Large language models excel at following explicit instructions, but they often struggle with ambiguous or incomplete user requests, defaulting to verbose, generic responses instead of seeking clarification. We introduce InfoQuest, a multi-turn chat benchmark designed to evaluate how dialogue agents handle hidden context in open-ended user requests. This benchmark presents intentionally ambiguous scenarios that require models to engage in information-seeking dialogue by asking clarifying questions before providing appropriate responses. Our evaluation of both open and closed models reveals that, while proprietary models generally perform better, all current assistants struggle to gather critical information effectively. They often require multiple turns to infer user intent and frequently default to generic responses without proper clarification. We provide a systematic methodology for generating diverse scenarios and evaluating models' information-seeking capabilities, which can be leveraged to automatically generate data for self-improvement. We also offer insights into the current limitations of language models in handling ambiguous requests through multi-turn interactions.

Paper Structure

This paper contains 21 sections, 5 figures, 1 table.

Figures (5)

  • Figure 1: Naive vs. information-seeking agents handling ambiguous user requests. Left: context. Center: naive agent's verbose response. Right: information-seeking agent's targeted questions.
  • Figure 2: InfoQuest's three-stage benchmark construction process. Left: initial state generation by selecting personas and creating ambiguous messages. Center: user setting with persona traits, goals, obstacles and constraints. Right: generation of a checklist to evaluate information gathering.
  • Figure 3: Average cumulative reward of diverse dialogue agents on InfoQuest. Top row: performance across all episodes. Bottom row: performance on the worst 25% of episodes, where performance gaps become more apparent. Models are grouped by category: large & reasoning models (left), mid-sized proprietary models (center), and open models (right). While all methods achieve non-trivial performance, there remains significant room for improvement in handling hidden context in open-ended conversations.
  • Figure 4: Conversation length distribution for top 25% of episodes. Claude 3.7 Sonnet and Gemini 1.5 Flash demonstrate superior efficiency, typically resolving queries in 6 turns for most high-performing episodes.
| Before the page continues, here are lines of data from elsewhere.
struct TailSlots { size_t scores, stats; };
static bool tail_batchable(const TailPlan& t) { return t.on && t.g.logN == 21; }
static int launch_tail_batch(am_needle* h, const std::vector<PassPlan>& plans, const std::vector<size_t>& members, int half_idx,
                             const TailSlots& sl, const void* const* d_hays, const size_t* lens, float factor, int src_kind) {
    Ctx* c = h->ctx;
    const PassPlan& lead = plans[members[0]];
    const TailPlan& first = lead.tail;
    const Plan* pl = lead.tail_pl;
    const float2* hc = lead.tail_hc;
    const HalfScale& hs = lead.tail_hs;
    TailBatch tb{};
    tb.n = (int)members.size();
    for (int j = 0; j < tb.n; ++j) {
        const size_t k = members[j];
        const size_t slot = (size_t)half_idx * kMaxTailBatch + (size_t)j;
        const Job job = tail_job(plans[k].tail, d_hays[k], (long long)lens[k], (long long)(lens[k] - h->n + 1), src_kind);
        tb.src[j] = job.src;
        tb.src_len[j] = job.src_len;
        tb.out_count[j] = job.out_count;
        tb.dst[j] = static_cast<float*>(c->tail_scores.p) + slot * sl.scores;
        tb.stats32[j] = static_cast<float2*>(c->tail_stats.p) + slot * sl.stats;
    }
    float2* work = static_cast<float2*>(c->work_tail.p);
    { ProfScope ps(c, KN_OTHER); AM_HIP(launch_tail_batch_k1(c->stream, tb, (int)first.g.hop, src_kind, work, pl->dev, hs.level)); }
    { ProfScope ps(c, KN_OTHER); AM_HIP(launch_k2(c->stream, tb.n, work, hc, pl->dev, nullptr, hs.level, hs.hscale, hs.pre, true)); }
    { ProfScope ps(c, KN_OTHER); AM_HIP(launch_tail_batch_k3(c->stream, tb, (int)first.g.hop, work, pl->dev, hs.k3(factor), hs.level)); }
    return AM_OK;
}

static int classify_nonfinite(am_needle* h, const PassPlan& pp, const float* d_hay, size_t len,
                              const std::vector<Segment>& segs, int s0, int s1,
                              std::vector<char>* drop, std::vector<char>* again) {
    Ctx* c = h->ctx;
    const long long s = (long long)h->n;
    const int nch = s1 - s0;
    drop->assign(nch, 0); again->assign(nch, 0);
    std::vector<Segment> ranges;
    for (int i = s0; i < s1; ++i)
        ranges.push_back(Segment{segs[i].a, std::min<long long>((long long)len, segs[i].b + s - 1)});
    const long long npairs = pp.kind == PassKind::Transform ? pp.npairs : 0;
    for (long long q = 0; q < npairs; ++q) ranges.push_back(pp.pair_reads(q, (long long)len));
    if (pp.tail.on) ranges.push_back(pp.tail_reads((long long)len));
    std::vector<int> flags(ranges.size(), 0);
    int rc = nonfinite_flags(c, d_hay, ranges.data(), (int)ranges.size(), flags.data());
    if (rc) return rc;
    for (int i = 0; i < nch; ++i) {
        if (flags[i]) { (*drop)[i] = 1; continue; }
        if (pp.kind == PassKind::Partitioned) { (*again)[i] = 1; continue; }
        const Segment sg = segs[s0 + i];
        for (long long q = 0; q < npairs && !(*again)[i]; ++q)
            if (flags[nch + q] && 2 * q * pp.g.hop < sg.b && (2 * q + 2) * pp.g.hop > sg.a) (*again)[i] = 1;
        if (pp.tail.on && flags[nch + npairs] && pp.tail.T < sg.b) (*again)[i] = 1;
    }
    return AM_OK;
}
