extern "C" {
size_t dyb_hmr_param_floats(const void*);
size_t dyb_hmr_act_floats(const void*);
size_t dyb_hmr_workspace_bytes(const void*);
int dyb_hmr_forward_train(void*, const float*, const float*, const float*, int, float*, void*, size_t, unsigned long long, unsigned long long, float,
                          hipStream_t);
long long dyb_hmr_act_offset_rotmat(const void*);
long long dyb_hmr_act_offset_state(const void*);
size_t dyb_lbs_saved_floats(int);
size_t dyb_lbs_bwd_workspace_bytes(int);
int dyb_lbs_fwd(const float* const*, const int* const*, const float*, int, const float*, float*, float*, float*, int, hipStream_t);
int dyb_lbs_bwd(const float* const*, const int* const*, const float*, const float*, const float*, const float*, float*, float*, int,
                int, void*, size_t, hipStream_t);
// ... 222 lines not shown
  int teacher_train = 0;
  unsigned long long drop_seed = 0, drop_off = 0;
  long long drop_used = 0;
  double drop_p = 0.5;
  volatile float* gate_host = nullptr;
  float* gate_log = nullptr;
  float* feat5_out = nullptr;
  int (*retrieve)(void*, int, const void**) = nullptr;
  int (*retrieve_rep)(void*, int, int, const void**) = nullptr;
  void* retrieve_user = nullptr;
  const float *bank_img = nullptr, *bank_kp = nullptr, *bank_pose = nullptr, *bank_betas = nullptr, *bank_pose3d = nullptr;
  const float *bank_centers = nullptr, *bank_inv_norm = nullptr;
  const int *bank_member_ptr = nullptr, *bank_member_idx = nullptr;
  int* bank_picks = nullptr;
  int bank_items = 0, bank_clusters = 0, bank_members = 0, bank_pick_capacity = 0, bank_on_device = 1;
  unsigned long long bank_seed = 0;
  unsigned long long bank_draw[DYB_MAX_REPLICAS] = {};
  char* retr_ws = nullptr;
  FeatCosArgs fca{};
  float gate_seq = 0.f;
  Pass lvl0{}, ex{}, hist{}, teach{};
  float *grads2 = nullptr, *grads3 = nullptr, *zeros = nullptr, *ex_rot = nullptr;
  const float *lvl_g2 = nullptr, *lvl_g3 = nullptr;
  float *ext_rot = nullptr, *ext_shape = nullptr, *ext_cam = nullptr, *ext_joints = nullptr;
  float *exg_rot = nullptr, *exg_shape = nullptr, *exg_cam = nullptr, *exg_joints = nullptr;
  float *hg_cam = nullptr, *hg_joints = nullptr;
  float *vals_t = nullptr, *vals_m = nullptr, *vals_l = nullptr;
  int nrep = 1;
  int active[DYB_MAX_REPLICAS] = {};
  int nactive = 0;
  long long adam_t_rep[DYB_MAX_REPLICAS] = {};
  size_t blob = 0;
  float* in_stage[12] = {};
  double lr = 3e-6, beta1 = 0.5, beta2 = 0.9, eps = 1e-8, fastlr = 8e-6, w2d = 10.0, wshape = 2e-6, wpose = 1e-4;
  long long adam_t = 0;
  float *theta = nullptr, *adam_m = nullptr, *adam_v = nullptr;
  const float* init_state = nullptr;
  const float* smpl_f[3][7] = {};
  const int* smpl_i[3][3] = {};
  const float *gmm_means = nullptr, *gmm_prec = nullptr, *gmm_logw = nullptr, *j_h36m = nullptr;
  const int* j14 = nullptr;
  float *records = nullptr, *loss_log = nullptr;
  const char* logs_base = nullptr;
  size_t logs_bytes = 0;
  int record_capacity = 0, loss_capacity = 0;
  float* results = nullptr;
  int result_capacity = 0;
  char* wsp = nullptr;
  bool bound = false;
  Pass main{}, fin{};
  float *theta_fast = nullptr, *grads = nullptr;
  float* theta_fast2 = nullptr;
  int fuse_fast = 1;
  std::vector<DybSpan> fused_spans, upd_spans;
  int fuse_adam = 1;
  int fuse_ema = 1;
  float* adam_sc = nullptr;
  bool adam_prepared = false;
  float pre_ss[DYB_MAX_REPLICAS], pre_bc[DYB_MAX_REPLICAS];
  float *gt_rot = nullptr, *gt_verts[3] = {}, *gt_joints = nullptr, *gt_saved = nullptr, *gt17[2] = {};
  DybEvents* ev = nullptr;
  hipEvent_t e_theta = nullptr, e_side = nullptr, e_gt = nullptr;
  int upd_overlap = 1;
  int par_passes = 1, par_max_replicas = DYB_MAX_REPLICAS;
  hipStream_t par_stream[2] = {nullptr, nullptr};
  hipEvent_t par_ev[9] = {nullptr, nullptr, nullptr, nullptr, nullptr, nullptr, nullptr, nullptr, nullptr};
  bool out_in_main = false;
  int share_dyn_fwd = 1;
  hipEvent_t e_upd = nullptr;
  DybFwdGates gates{};
  bool gates_pending = false;
  int wgrad_defer = 1;
  bool defer_pending = false;
  int n_deferred = 0;
  int upd_late = 1;
  struct Upd {
    bool adam = false, ema = false;
    const float *g2 = nullptr, *g3 = nullptr;
    const float* p = nullptr;
    float* out = nullptr;
    float ss[DYB_MAX_REPLICAS] = {}, bc[DYB_MAX_REPLICAS] = {};
  };
  struct LateUpd {
    Upd u;
    hipStream_t aux = nullptr;
    DybRep scope{};
  } late;
  size_t grp_bounds[2] = {0, 0};
  bool side_pending = false;
  struct Tail {
    bool on = false;
    const float* image = nullptr;
    const long long* gender = nullptr;
    int slot = 0;
    bool metrics = false;
    int loss_slot = -1;
  } tail;
  struct GtJob {
    bool on = false;
    const float *pose = nullptr, *betas = nullptr;
  } gtjob;
  hipStream_t tail_stream = nullptr;
  std::string err;
  double h_fwd = 0, h_bwd = 0, h_head = 0, h_update = 0, h_tail = 0, h_total = 0;
  long long h_frames = 0;
};
struct HostTimer {
  double& acc;
  std::chrono::steady_clock::time_point t0;
  explicit HostTimer(double& a) : acc(a), t0(std::chrono::steady_clock::now()) {}
  ~HostTimer() { acc += std::chrono::duration<double, std::milli>(std::chrono::steady_clock::now() - t0).count(); }
};

static size_t a64(size_t v) { return (v + 63) & ~(size_t)63; }
#define BANK_MAX_CHUNKS 256
static bool bank_bound(const Stepper& S) { return S.bank_img && S.bank_on_device; }
static const char* opt_env(const char* name) { return name ? getenv(name) : nullptr; }

static size_t carve(Stepper& S, char* base) {
  size_t off = 0;
  auto take_f = [&](size_t nfloats) -> float* {
    float* p = base ? reinterpret_cast<float*>(base + off) : nullptr;
    off += a64(nfloats) * sizeof(float);
    return p;
  };
  auto take_b = [&](size_t nbytes) -> char* {
    char* p = base ? base + off : nullptr;
    off += a64((nbytes + 3) / 4) * sizeof(float);
    return p;
  };
  const size_t B = (size_t)S.B;
  auto pass = [&](Pass& P, bool with_grad) {
    P.acts = take_f(S.act_floats);
// ... 20 lines not shown
  pass(S.main, true);
  pass(S.fin, false);
  S.theta_fast = take_f(S.n_params);
  S.theta_fast2 = S.fuse_fast ? take_f(S.n_params) : nullptr;
  S.adam_sc = take_f(64);
  S.grads = take_f(S.n_params);
  S.gt_rot = take_f(B * 24 * 9);
  for (int i = 0; i < 3; ++i) S.gt_verts[i] = take_f(B * NV * 3);
  S.gt_joints = take_f(B * NJ * 3);
  S.gt_saved = take_f(S.lbs_saved);
  S.gt17[0] = take_f(B * 51);
  S.gt17[1] = take_f(B * 51);
  if (S.full) {
    S.lvl0 = S.main;
    S.lvl0.acts = take_f(S.act_floats);
    pass(S.ex, true);
    pass(S.hist, true);
    pass(S.teach, false);
    S.grads2 = take_f(S.n_params);
    S.grads3 = take_f(S.n_params);
    S.zeros = take_f(B * 216);
    S.ex_rot = take_f(B * 216);
    S.ext_rot = take_f(B * 216); S.ext_shape = take_f(B * 10); S.ext_cam = take_f(B * 3); S.ext_joints = take_f(B * NJ * 3);
    S.exg_rot = take_f(B * 216); S.exg_shape = take_f(B * 10); S.exg_cam = take_f(B * 3); S.exg_joints = take_f(B * NJ * 3);
    S.hg_cam = take_f(B * 3); S.hg_joints = take_f(B * NJ * 3);
    S.vals_t = take_f(8); S.vals_m = take_f(8); S.vals_l = take_f(8);
  }
  if (S.nrep > 1) {
    S.in_stage[0] = take_f(B * 3 * (size_t)S.H * S.W);
    S.in_stage[1] = take_f(B * NJ * 3);
    S.in_stage[2] = take_f(B * 72);
    S.in_stage[3] = take_f(B * 10);
    S.in_stage[4] = take_f(B * 2);
    if (S.full) {
      S.in_stage[5] = take_f(B * 3 * (size_t)S.H * S.W);
      S.in_stage[6] = take_f(B * NJ * 3);
      S.in_stage[7] = take_f(B * 3 * (size_t)S.H * S.W);
      S.in_stage[8] = take_f(B * NJ * 3);
      S.in_stage[9] = take_f(B * 72);
      S.in_stage[10] = take_f(B * 10);
      S.in_stage[11] = take_f(B * 24 * 4);
    }
  } else if (S.full && S.bank_img) {
    S.in_stage[7] = take_f(B * 3 * (size_t)S.H * S.W);
    S.in_stage[8] = take_f(B * NJ * 3);
    S.in_stage[9] = take_f(B * 72);
    S.in_stage[10] = take_f(B * 10);
    S.in_stage[11] = take_f(B * 24 * 4);
  }
  S.retr_ws = (S.full && S.bank_img) ? take_b(dyb_retrieve_workspace_bytes(S.nrep, BANK_MAX_CHUNKS, 1)) : nullptr;
  return off;
}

In contrast, Gemini 2.5 Pro (thinking) frequently requires the maximum number of turns. Notably, all models exceed the ideal 5-turn threshold, often reaching the 10-turn conversation limit.
  • Figure 5: Extended Conversation Performance of Falcon3-7B-Instruct. The model's average cumulative reward per turn plateaus below the maximum, even after 30 turns, highlighting persistent challenges in sustaining effective information-seeking strategies throughout prolonged dialogues.